_What needs to be done:_
Find the string "ncand" in the data, and copy out each line that has it.

** Extracted records follows **

__global__ CSL_LB256 void k_emit(LArgs a) {
  uint32_t tile, s;
  if (!xcd_block(a, tile, s)) return;
  const uint32_t F = a.fsize[s * (CSL_MAX_LAYERS + 1) + a.layer];
  if (tile * TN >= F) return;
  const uint32_t n = threadIdx.x;
  const uint32_t w = __builtin_amdgcn_readfirstlane(n >> 6);
  const uint32_t lane = lane_id();
  const uint32_t W = a.W, P = a.P;
  const csl_layer_meta& m = a.meta[s].layer[a.layer];
  int* ar = a.arena + (size_t)s * a.arena_stride;
  const uint32_t* tc = a.tcnt + (size_t)s * a.nk * a.tmax;
#define TB(kind) tc[(size_t)(kind)*a.tmax + tile]
  static_assert(NW == 4, "four wave counts per word");
  __shared__ uint32_t s_wc[2][1 + CSL_MAX_PARTS];
  __shared__ uint32_t s_run[2][1 + CSL_MAX_PARTS];
  __shared__ uint32_t s_wn[5 * 2 * NW];
  const uint32_t below = (1u << (8u * w)) - 1u;
#define WBYTE(word) (reinterpret_cast<uint8_t*>(&(word))[w])
#define BYTESUM(x) __builtin_amdgcn_sad_u8((x), 0u, 0u)
  __shared__ uint32_t s_tb[5 * CSL_MAX_PARTS];
  __shared__ uint32_t s_mo[6][CSL_MAX_PARTS];
  if (n < 1 + P) s_run[0][n] = n == 0 ? TB(K_NEWF) : TB(K_IN(P, n - 1));
  if (n >= 64 && n < 64 + 5 * P) s_tb[n - 64] = TB(K_OUT(P, 0) + (n - 64));
  if (n >= 128 && n < 128 + 6 * CSL_MAX_PARTS) {
    const uint32_t k6 = (n - 128) / CSL_MAX_PARTS, g = (n - 128) % CSL_MAX_PARTS;
    const int list = k6 == 0 ? CSL_IN_NODES : k6 == 1 ? CSL_OUT_NODES : k6 == 2 ? CSL_OWNED_OUT_NODES
                   : k6 == 3 ? CSL_SELF_IDS_OUT : k6 == 4 ? CSL_TO_IDS : CSL_FROM_IDS;
    s_mo[k6][g] = g < P ? m.off[list][g] : 0u;
  }
  const uint32_t i = tile * TN + n;
  const bool act = i < F;
  uint32_t v = 0, hb = 0;
  if (act) {
    v = a.fr_in[s * a.fr_in_stride + i];
    hb = a.hasedge[s * a.fcap + i];
  }
  const uint32_t nodes_here = (F - tile * TN) < (uint32_t)TN ? (F - tile * TN) : (uint32_t)TN;
  const uint32_t ncand = nodes_here * W;
  const uint32_t iters = (ncand + TN - 1) / TN;
  const size_t cbase = (size_t)s * a.ccap + (size_t)tile * TN * W;
  const uint32_t nf_cap = m.next_frontier;
  const unsigned long long lt = lt_mask();
  uint32_t* fr_out = a.fr_out + s * a.fr_out_stride;
  unsigned long long* ninfo = a.ninfo + s * a.fcap;
  int* in_list = ar + a.list_base[CSL_IN_NODES];
  const uint8_t* __restrict__ cflag = a.cflag;
  const uint32_t* __restrict__ cand = a.cand;
  for (uint32_t c0 = 0; c0 < iters; c0 += EP) {
    uint32_t pf[EP], pv[EP];
#pragma unroll
    for (int j = 0; j < EP; j++) {
      const uint32_t k = (c0 + j) * TN + n;
      pf[j] = k < ncand ? cflag[cbase + k] : 0u;
      pv[j] = k < ncand ? cand[cbase + k] : 0u;
    }
#pragma unroll
    for (int j = 0; j < EP; j++) {
      if (c0 + j >= iters) break;
      const uint32_t b = j & 1;
      const uint32_t fl = pf[j], val = pv[j];
      const uint32_t newf = fl & 1u, fe = (fl >> 1) & 1u, g = (fl >> 2) & 7u;
      const unsigned long long m0 = __ballot(newf);
      const uint32_t r0 = __popcll(m0 & lt);
      uint32_t rE = 0;
      if (lane == 0) WBYTE(s_wc[b][0]) = (uint8_t)__popcll(m0);
#pragma unroll
      for (uint32_t gg = 0; gg < CSL_MAX_PARTS; gg++) {
        if (gg < P) {
          const unsigned long long mg = __ballot(fe && g == gg);
          if (g == gg) rE = __popcll(mg & lt);
          if (lane == 0) WBYTE(s_wc[b][1 + gg]) = (uint8_t)__popcll(mg);
        }
      }
      __syncthreads();
      if (n < 1 + P) s_run[b ^ 1][n] = s_run[b][n] + BYTESUM(s_wc[b][n]);
      if (newf) {
        const uint32_t p = s_run[b][0] + r0 + BYTESUM(s_wc[b][0] & below);
        if (p < nf_cap) {
          fr_out[p] = val;
          if (!a.last) ninfo[p] = row_lookup(a, val);
        }
      }
#ifndef CSL_ABLATE_EMIT_IN
      if (fe && ((a.pmask >> g) & 1u)) {
        const uint32_t p = s_run[b][1 + g] + rE + BYTESUM(s_wc[b][1 + g] & below);
        in_list[s_mo[0][g] + p] = (int)val;
        if (a.tcur) a.tcur[(size_t)s * a.ccap + s_mo[0][g] + p] = 0;
        if (a.graph || (fl & 32u)) a.crank[cbase + (c0 + j) * TN + n] = p;
      }
#endif
    }
  }
  static_assert(EP % 2 == 0, "buffer parity");
  const uint32_t to = act ? owner(a, v) : 0u;
  const uint32_t ob = act ? 1u << to : 0u;
  const uint32_t oth = hb & ~ob;
  const bool hi = P > 4;
  const uint32_t one_to = act ? 1u << (8u * (to & 3u)) : 0u;
  const bool to_hi = to >= 4;
  uint32_t wd[5][2];
  wd[0][0] = spread4(hb);
  wd[4][0] = spread4(oth);
  wd[1][0] = (!to_hi && (hb & ob)) ? one_to : 0u;
  wd[2][0] = !to_hi ? one_to : 0u;
  wd[3][0] = (!to_hi && oth) ? one_to : 0u;
  wd[0][1] = wd[1][1] = wd[2][1] = wd[3][1] = wd[4][1] = 0;
  if (hi) {
    wd[0][1] = spread4(hb >> 4);
    wd[4][1] = spread4(oth >> 4);
    wd[1][1] = (to_hi && (hb & ob)) ? one_to : 0u;
    wd[2][1] = to_hi ? one_to : 0u;
    wd[3][1] = (to_hi && oth) ? one_to : 0u;
  }
#pragma unroll
  for (int k = 0; k < 5; k++) {
#pragma unroll
    for (int h = 0; h < 2; h++) {
      if (h == 0 || hi) {
        const uint32_t incl = wave_incl_scan_dpp(wd[k][h]);
        if (lane == 63) s_wn[(k * 2 + h) * NW + w] = incl;
        wd[k][h] = incl - wd[k][h];
      }
    }
  }
  __syncthreads();
  const uint32_t m0 = w > 0 ? 0xFFFFFFFFu : 0u, m1 = w > 1 ? 0xFFFFFFFFu : 0u, m2 = w > 2 ? 0xFFFFFFFFu : 0u;
#pragma unroll
  for (int k = 0; k < 5; k++) {
#pragma unroll
    for (int h = 0; h < 2; h++) {
      if (h == 0 || hi) {
        const uint32_t* c = &s_wn[(k * 2 + h) * NW];
        wd[k][h] += (c[0] & m0) + (c[1] & m1) + (c[2] & m2);
      }
    }
  }
#define RANK(k, g) ((wd[k][(g) >> 2] >> (8u * ((g)&3u))) & 0xFFu)
#ifndef CSL_ABLATE_EMIT_NODES
  if (act) {
    int outrank_to = -1;
#pragma unroll
    for (uint32_t g = 0; g < CSL_MAX_PARTS; g++) {
      if (g < P && ((hb >> g) & 1u)) {
        const uint32_t p = RANK(0, g) + s_tb[0 * P + g];
        if (g == to) outrank_to = p;
        if (!((a.pmask >> g) & 1u)) continue;
        ar[a.list_base[CSL_OUT_NODES] + s_mo[1][g] + p] = (int)v;
        if (g != to && !a.graph) {
          const uint32_t q = RANK(4, g) + s_tb[4 * P + g];
          ar[a.list_base[CSL_FROM_IDS] + s_mo[5][g] + q] = (int)p;
        }
      }
    }
    const uint32_t tsh = 8u * (to & 3u);
#define RANK_TO(k) (((to_hi ? wd[k][1] : wd[k][0]) >> tsh) & 0xFFu)
    const bool mine = (a.pmask >> to) & 1u;
    {
      const uint32_t q = RANK_TO(2) + s_tb[2 * P + to];
      const uint32_t pos = s_mo[3][to] + q;
      if (mine) ar[a.list_base[CSL_SELF_IDS_OUT] + pos] = outrank_to;
      a.selfpos[s * a.fcap + i] = mine ? pos : UNSET;
    }
    if (outrank_to >= 0 && mine) {
      const uint32_t q = RANK_TO(1) + s_tb[1 * P + to];
      ar[a.list_base[CSL_OWNED_OUT_NODES] + s_mo[2][to] + q] = outrank_to;
    }
    if (!a.graph && oth != 0 && mine) {
      const uint32_t q = RANK_TO(3) + s_tb[3 * P + to];
      ar[a.list_base[CSL_TO_IDS] + s_mo[4][to] + q] = outrank_to;
    }
#undef RANK_TO
  }
#else
  if (act) a.selfpos[s * a.fcap + i] = 0;
#endif
#undef RANK
#undef TB
#undef WBYTE
#undef BYTESUM
}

** End of Extracted records **

_Response for this exercise:_
  const uint32_t ncand = nodes_here * W;
  const uint32_t iters = (ncand + TN - 1) / TN;
      pf[j] = k < ncand ? cflag[cbase + k] : 0u;
      pv[j] = k < ncand ? cand[cbase + k] : 0u;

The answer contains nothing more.